Material for this task:
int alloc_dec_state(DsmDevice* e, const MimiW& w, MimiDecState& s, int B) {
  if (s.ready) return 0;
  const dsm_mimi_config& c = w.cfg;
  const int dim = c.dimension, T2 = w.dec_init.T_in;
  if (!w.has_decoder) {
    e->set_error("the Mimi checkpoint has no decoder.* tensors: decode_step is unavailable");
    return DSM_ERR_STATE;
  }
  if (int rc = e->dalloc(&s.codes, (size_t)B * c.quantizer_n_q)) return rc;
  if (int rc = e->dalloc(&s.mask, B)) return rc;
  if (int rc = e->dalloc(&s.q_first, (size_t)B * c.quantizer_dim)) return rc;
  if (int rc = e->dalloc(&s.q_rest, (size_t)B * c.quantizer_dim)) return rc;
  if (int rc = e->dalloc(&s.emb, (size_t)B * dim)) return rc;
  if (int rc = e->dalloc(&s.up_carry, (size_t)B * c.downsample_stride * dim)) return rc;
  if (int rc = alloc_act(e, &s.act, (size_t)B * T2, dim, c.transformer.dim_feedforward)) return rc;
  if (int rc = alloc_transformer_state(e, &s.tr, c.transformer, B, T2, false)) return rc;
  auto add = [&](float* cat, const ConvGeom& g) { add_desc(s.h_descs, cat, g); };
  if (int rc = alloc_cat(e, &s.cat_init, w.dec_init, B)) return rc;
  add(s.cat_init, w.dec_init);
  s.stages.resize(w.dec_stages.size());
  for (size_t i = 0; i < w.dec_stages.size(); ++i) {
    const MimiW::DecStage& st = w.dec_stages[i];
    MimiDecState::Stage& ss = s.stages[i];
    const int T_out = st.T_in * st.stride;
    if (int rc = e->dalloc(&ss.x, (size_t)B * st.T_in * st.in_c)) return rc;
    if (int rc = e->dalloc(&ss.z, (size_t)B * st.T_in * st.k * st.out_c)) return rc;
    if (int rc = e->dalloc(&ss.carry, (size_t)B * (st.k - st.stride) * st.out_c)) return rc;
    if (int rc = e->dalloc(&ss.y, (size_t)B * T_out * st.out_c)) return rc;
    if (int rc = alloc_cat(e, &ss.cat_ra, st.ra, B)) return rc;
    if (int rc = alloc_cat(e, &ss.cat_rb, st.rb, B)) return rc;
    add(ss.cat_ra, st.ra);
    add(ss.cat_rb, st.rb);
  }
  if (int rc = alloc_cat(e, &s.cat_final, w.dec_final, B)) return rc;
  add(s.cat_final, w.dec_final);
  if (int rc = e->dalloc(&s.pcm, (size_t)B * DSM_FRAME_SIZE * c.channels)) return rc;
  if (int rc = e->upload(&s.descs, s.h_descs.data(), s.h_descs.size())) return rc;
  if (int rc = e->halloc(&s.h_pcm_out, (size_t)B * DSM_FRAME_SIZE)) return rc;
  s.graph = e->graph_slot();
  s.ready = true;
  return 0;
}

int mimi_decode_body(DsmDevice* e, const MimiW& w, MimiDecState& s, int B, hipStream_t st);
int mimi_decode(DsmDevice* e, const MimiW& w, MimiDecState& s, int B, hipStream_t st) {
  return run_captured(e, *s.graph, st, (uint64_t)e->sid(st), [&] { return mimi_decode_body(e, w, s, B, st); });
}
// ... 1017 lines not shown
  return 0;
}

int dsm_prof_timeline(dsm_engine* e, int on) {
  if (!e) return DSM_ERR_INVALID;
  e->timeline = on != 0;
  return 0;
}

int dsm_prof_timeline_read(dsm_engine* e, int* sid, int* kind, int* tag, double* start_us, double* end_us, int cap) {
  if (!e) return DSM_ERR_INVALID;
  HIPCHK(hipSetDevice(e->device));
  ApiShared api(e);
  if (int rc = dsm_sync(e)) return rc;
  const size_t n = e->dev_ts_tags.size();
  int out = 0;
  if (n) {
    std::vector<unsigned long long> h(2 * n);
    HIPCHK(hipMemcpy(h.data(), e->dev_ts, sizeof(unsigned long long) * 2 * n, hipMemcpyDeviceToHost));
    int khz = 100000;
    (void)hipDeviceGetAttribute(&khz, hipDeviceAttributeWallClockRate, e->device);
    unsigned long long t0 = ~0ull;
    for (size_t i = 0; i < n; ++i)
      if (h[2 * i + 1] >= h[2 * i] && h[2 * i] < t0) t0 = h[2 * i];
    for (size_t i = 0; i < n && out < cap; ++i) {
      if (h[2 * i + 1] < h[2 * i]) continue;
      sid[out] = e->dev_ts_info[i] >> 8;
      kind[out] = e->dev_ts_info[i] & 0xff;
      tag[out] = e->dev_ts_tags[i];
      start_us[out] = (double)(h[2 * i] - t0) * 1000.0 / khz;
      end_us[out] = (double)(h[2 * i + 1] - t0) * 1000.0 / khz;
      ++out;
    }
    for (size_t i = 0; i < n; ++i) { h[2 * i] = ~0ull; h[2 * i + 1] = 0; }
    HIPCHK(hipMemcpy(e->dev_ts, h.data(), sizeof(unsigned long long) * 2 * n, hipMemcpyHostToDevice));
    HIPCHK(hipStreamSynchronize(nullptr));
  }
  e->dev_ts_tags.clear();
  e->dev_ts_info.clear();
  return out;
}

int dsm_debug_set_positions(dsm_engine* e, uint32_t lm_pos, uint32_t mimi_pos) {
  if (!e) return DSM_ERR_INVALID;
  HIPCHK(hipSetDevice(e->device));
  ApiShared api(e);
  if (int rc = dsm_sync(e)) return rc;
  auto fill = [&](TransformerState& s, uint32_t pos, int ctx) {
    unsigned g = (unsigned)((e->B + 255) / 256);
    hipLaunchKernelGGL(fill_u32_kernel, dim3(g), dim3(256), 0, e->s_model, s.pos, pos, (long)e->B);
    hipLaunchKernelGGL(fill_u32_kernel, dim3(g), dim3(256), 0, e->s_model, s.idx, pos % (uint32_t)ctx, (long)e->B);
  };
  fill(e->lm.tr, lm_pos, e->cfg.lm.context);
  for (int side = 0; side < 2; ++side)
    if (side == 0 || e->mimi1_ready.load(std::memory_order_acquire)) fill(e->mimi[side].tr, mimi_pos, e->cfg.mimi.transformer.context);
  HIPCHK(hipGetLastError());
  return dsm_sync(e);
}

---

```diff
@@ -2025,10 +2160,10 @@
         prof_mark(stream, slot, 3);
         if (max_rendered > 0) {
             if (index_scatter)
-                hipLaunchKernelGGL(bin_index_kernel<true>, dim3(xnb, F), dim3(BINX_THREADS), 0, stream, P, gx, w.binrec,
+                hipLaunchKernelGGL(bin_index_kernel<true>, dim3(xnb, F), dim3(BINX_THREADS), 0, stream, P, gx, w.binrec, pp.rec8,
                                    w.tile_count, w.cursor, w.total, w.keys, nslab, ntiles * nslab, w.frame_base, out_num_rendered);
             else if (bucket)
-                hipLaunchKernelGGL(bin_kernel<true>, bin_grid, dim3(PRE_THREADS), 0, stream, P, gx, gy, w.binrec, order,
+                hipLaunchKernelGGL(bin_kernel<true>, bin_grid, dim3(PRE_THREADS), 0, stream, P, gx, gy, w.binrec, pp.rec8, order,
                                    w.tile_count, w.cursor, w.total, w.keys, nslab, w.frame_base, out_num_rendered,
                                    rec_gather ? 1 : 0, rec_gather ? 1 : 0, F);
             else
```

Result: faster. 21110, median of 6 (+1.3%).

Your task: From the records above, transcribe exactly the run of lines that opens with the line holding "int alloc_dec_state(DsmDevice* e, const" and closes with the line holding "auto add = [&](float*", both included.

Solution:
int alloc_dec_state(DsmDevice* e, const MimiW& w, MimiDecState& s, int B) {
  if (s.ready) return 0;
  const dsm_mimi_config& c = w.cfg;
  const int dim = c.dimension, T2 = w.dec_init.T_in;
  if (!w.has_decoder) {
    e->set_error("the Mimi checkpoint has no decoder.* tensors: decode_step is unavailable");
    return DSM_ERR_STATE;
  }
  if (int rc = e->dalloc(&s.codes, (size_t)B * c.quantizer_n_q)) return rc;
  if (int rc = e->dalloc(&s.mask, B)) return rc;
  if (int rc = e->dalloc(&s.q_first, (size_t)B * c.quantizer_dim)) return rc;
  if (int rc = e->dalloc(&s.q_rest, (size_t)B * c.quantizer_dim)) return rc;
  if (int rc = e->dalloc(&s.emb, (size_t)B * dim)) return rc;
  if (int rc = e->dalloc(&s.up_carry, (size_t)B * c.downsample_stride * dim)) return rc;
  if (int rc = alloc_act(e, &s.act, (size_t)B * T2, dim, c.transformer.dim_feedforward)) return rc;
  if (int rc = alloc_transformer_state(e, &s.tr, c.transformer, B, T2, false)) return rc;
  auto add = [&](float* cat, const ConvGeom& g) { add_desc(s.h_descs, cat, g); };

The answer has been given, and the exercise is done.